> **GOAL OF THE EXERCISE**
Return each line of the data below unchanged, please.
Segment Start: GIVEN ENTRIES
# caki35/UNet-Torch

Measured on AMD Instinct MI355X. Metric: images/sec training step, 4-level U-Net 1ch→2cls 512×512, at 1/2/4/8 MI355X, higher is better.
Workload: dtype f16

## Files before the change

### include/unetmi.h

```cpp
#ifndef UNETMI_H
#define UNETMI_H
#include <stddef.h>
#include <stdint.h>

#ifdef __cplusplus
extern "C" {
#endif

typedef void* umi_stream_t;

enum { UMI_F32 = 0, UMI_F16 = 1 };
enum { UMI_OK = 0, UMI_ERR_BADARG = -1, UMI_ERR_UNSUPPORTED = -2, UMI_ERR_WORKSPACE = -3 };
enum { UMI_CONV_UPSAMPLE2 = 1,
       UMI_CONV_FORCE_GENERIC = 2,
       UMI_CONV_DGRAD_STRIDED = 4,
       UMI_CONV_ACCUMULATE = 8,
       UMI_CONV_F32_MFMA = 16       };

int umi_version(void);
const char* umi_arch(void);

int umi_tune_conv3x3_impl(int impl);

int umi_pack_kn(const float* src, void* dst, int T, int K, int N, long st, long sk, long sn,
                int flip_t, int Kpad, int Npad, int dtype, umi_stream_t stream);

int umi_pack_kn8(const float* src, void* dst, int T, int K, int N, long st, long sk, long sn,
                 int flip_t, int Kpad, int Npad, int dtype, umi_stream_t stream);

int umi_conv_fwd(const void* x, int ldx, const void* tx, const void* wp, const float* bias,
                 void* y, int ldy, float* stat_part,
                 int N, int H, int W, int Ci, int Co, int R, int S, int stride, int pad,
                 int Ho, int Wo, int off_h, int off_w, int out_H, int out_W,
                 int in_dtype, int out_dtype, int flags, umi_stream_t stream);
int umi_linear_fused(const void* x, int ldx, const void* wp8, const float* bias, void* y, int ldy, long M, int Ci, int Co,
                     int epi, float p, unsigned seed, const unsigned* seed_dev, void* mask, const void* aux, int ldaux,
                     void* y2, int ldy2, int dtype, umi_stream_t stream);

int umi_conv_fwd_plan(int N, int H, int W, int Ci, int Co, int R, int S, int stride, int pad,
                      int ldx, int ldy, int in_dtype, int out_dtype, int flags, int has_bias,
                      int* layout, int* stat_rows);

int umi_bn_finalize(const float* stat_part, int rows, int C, double count,
                    const float* gamma, const float* beta, float eps, float momentum,
                    float* running_mean, float* running_var,
                    void* tx_out, float* rstd_out, umi_stream_t stream);

int umi_pool2_fwd(const void* x, int ldx, const void* tx, void* y, int ldy,
                  int N, int H, int W, int C, int dtype, umi_stream_t stream);
int umi_pool2_bwd(const void* dpool, int lddp, const void* x, int ldx, const void* tx,
                  void* da, int ldda, int accumulate,
                  int N, int H, int W, int C, int dtype, umi_stream_t stream);

size_t umi_bn_bwd_ws_bytes(long M, int C);
int umi_bn_bwd_reduce(const void* da, int ldda, const void* y, int ldy, const void* tx,
                      const float* rstd, float* sum_dz, float* sum_dzx,
                      long M, int C, int dtype, void* ws, size_t ws_bytes, umi_stream_t stream);
int umi_bn_bwd_apply(void* da, int ldda, const void* y, int ldy, const void* tx,
                     const float* rstd, const float* sum_dz, const float* sum_dzx,
                     long M, int C, int dtype, umi_stream_t stream);
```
Segment End: GIVEN ENTRIES
> **ANSWER TO THE PROBLEM**
# caki35/UNet-Torch

Measured on AMD Instinct MI355X. Metric: images/sec training step, 4-level U-Net 1ch→2cls 512×512, at 1/2/4/8 MI355X, higher is better.
Workload: dtype f16

## Files before the change

### include/unetmi.h

```cpp
#ifndef UNETMI_H
#define UNETMI_H
#include <stddef.h>
#include <stdint.h>

#ifdef __cplusplus
extern "C" {
#endif

typedef void* umi_stream_t;

enum { UMI_F32 = 0, UMI_F16 = 1 };
enum { UMI_OK = 0, UMI_ERR_BADARG = -1, UMI_ERR_UNSUPPORTED = -2, UMI_ERR_WORKSPACE = -3 };
enum { UMI_CONV_UPSAMPLE2 = 1,
       UMI_CONV_FORCE_GENERIC = 2,
       UMI_CONV_DGRAD_STRIDED = 4,
       UMI_CONV_ACCUMULATE = 8,
       UMI_CONV_F32_MFMA = 16       };

int umi_version(void);
const char* umi_arch(void);

int umi_tune_conv3x3_impl(int impl);

int umi_pack_kn(const float* src, void* dst, int T, int K, int N, long st, long sk, long sn,
                int flip_t, int Kpad, int Npad, int dtype, umi_stream_t stream);

int umi_pack_kn8(const float* src, void* dst, int T, int K, int N, long st, long sk, long sn,
                 int flip_t, int Kpad, int Npad, int dtype, umi_stream_t stream);

int umi_conv_fwd(const void* x, int ldx, const void* tx, const void* wp, const float* bias,
                 void* y, int ldy, float* stat_part,
                 int N, int H, int W, int Ci, int Co, int R, int S, int stride, int pad,
                 int Ho, int Wo, int off_h, int off_w, int out_H, int out_W,
                 int in_dtype, int out_dtype, int flags, umi_stream_t stream);
int umi_linear_fused(const void* x, int ldx, const void* wp8, const float* bias, void* y, int ldy, long M, int Ci, int Co,
                     int epi, float p, unsigned seed, const unsigned* seed_dev, void* mask, const void* aux, int ldaux,
                     void* y2, int ldy2, int dtype, umi_stream_t stream);

int umi_conv_fwd_plan(int N, int H, int W, int Ci, int Co, int R, int S, int stride, int pad,
                      int ldx, int ldy, int in_dtype, int out_dtype, int flags, int has_bias,
                      int* layout, int* stat_rows);

int umi_bn_finalize(const float* stat_part, int rows, int C, double count,
                    const float* gamma, const float* beta, float eps, float momentum,
                    float* running_mean, float* running_var,
                    void* tx_out, float* rstd_out, umi_stream_t stream);

int umi_pool2_fwd(const void* x, int ldx, const void* tx, void* y, int ldy,
                  int N, int H, int W, int C, int dtype, umi_stream_t stream);
int umi_pool2_bwd(const void* dpool, int lddp, const void* x, int ldx, const void* tx,
                  void* da, int ldda, int accumulate,
                  int N, int H, int W, int C, int dtype, umi_stream_t stream);

size_t umi_bn_bwd_ws_bytes(long M, int C);
int umi_bn_bwd_reduce(const void* da, int ldda, const void* y, int ldy, const void* tx,
                      const float* rstd, float* sum_dz, float* sum_dzx,
                      long M, int C, int dtype, void* ws, size_t ws_bytes, umi_stream_t stream);
int umi_bn_bwd_apply(void* da, int ldda, const void* y, int ldy, const void* tx,
                     const float* rstd, const float* sum_dz, const float* sum_dzx,
                     long M, int C, int dtype, umi_stream_t stream);
```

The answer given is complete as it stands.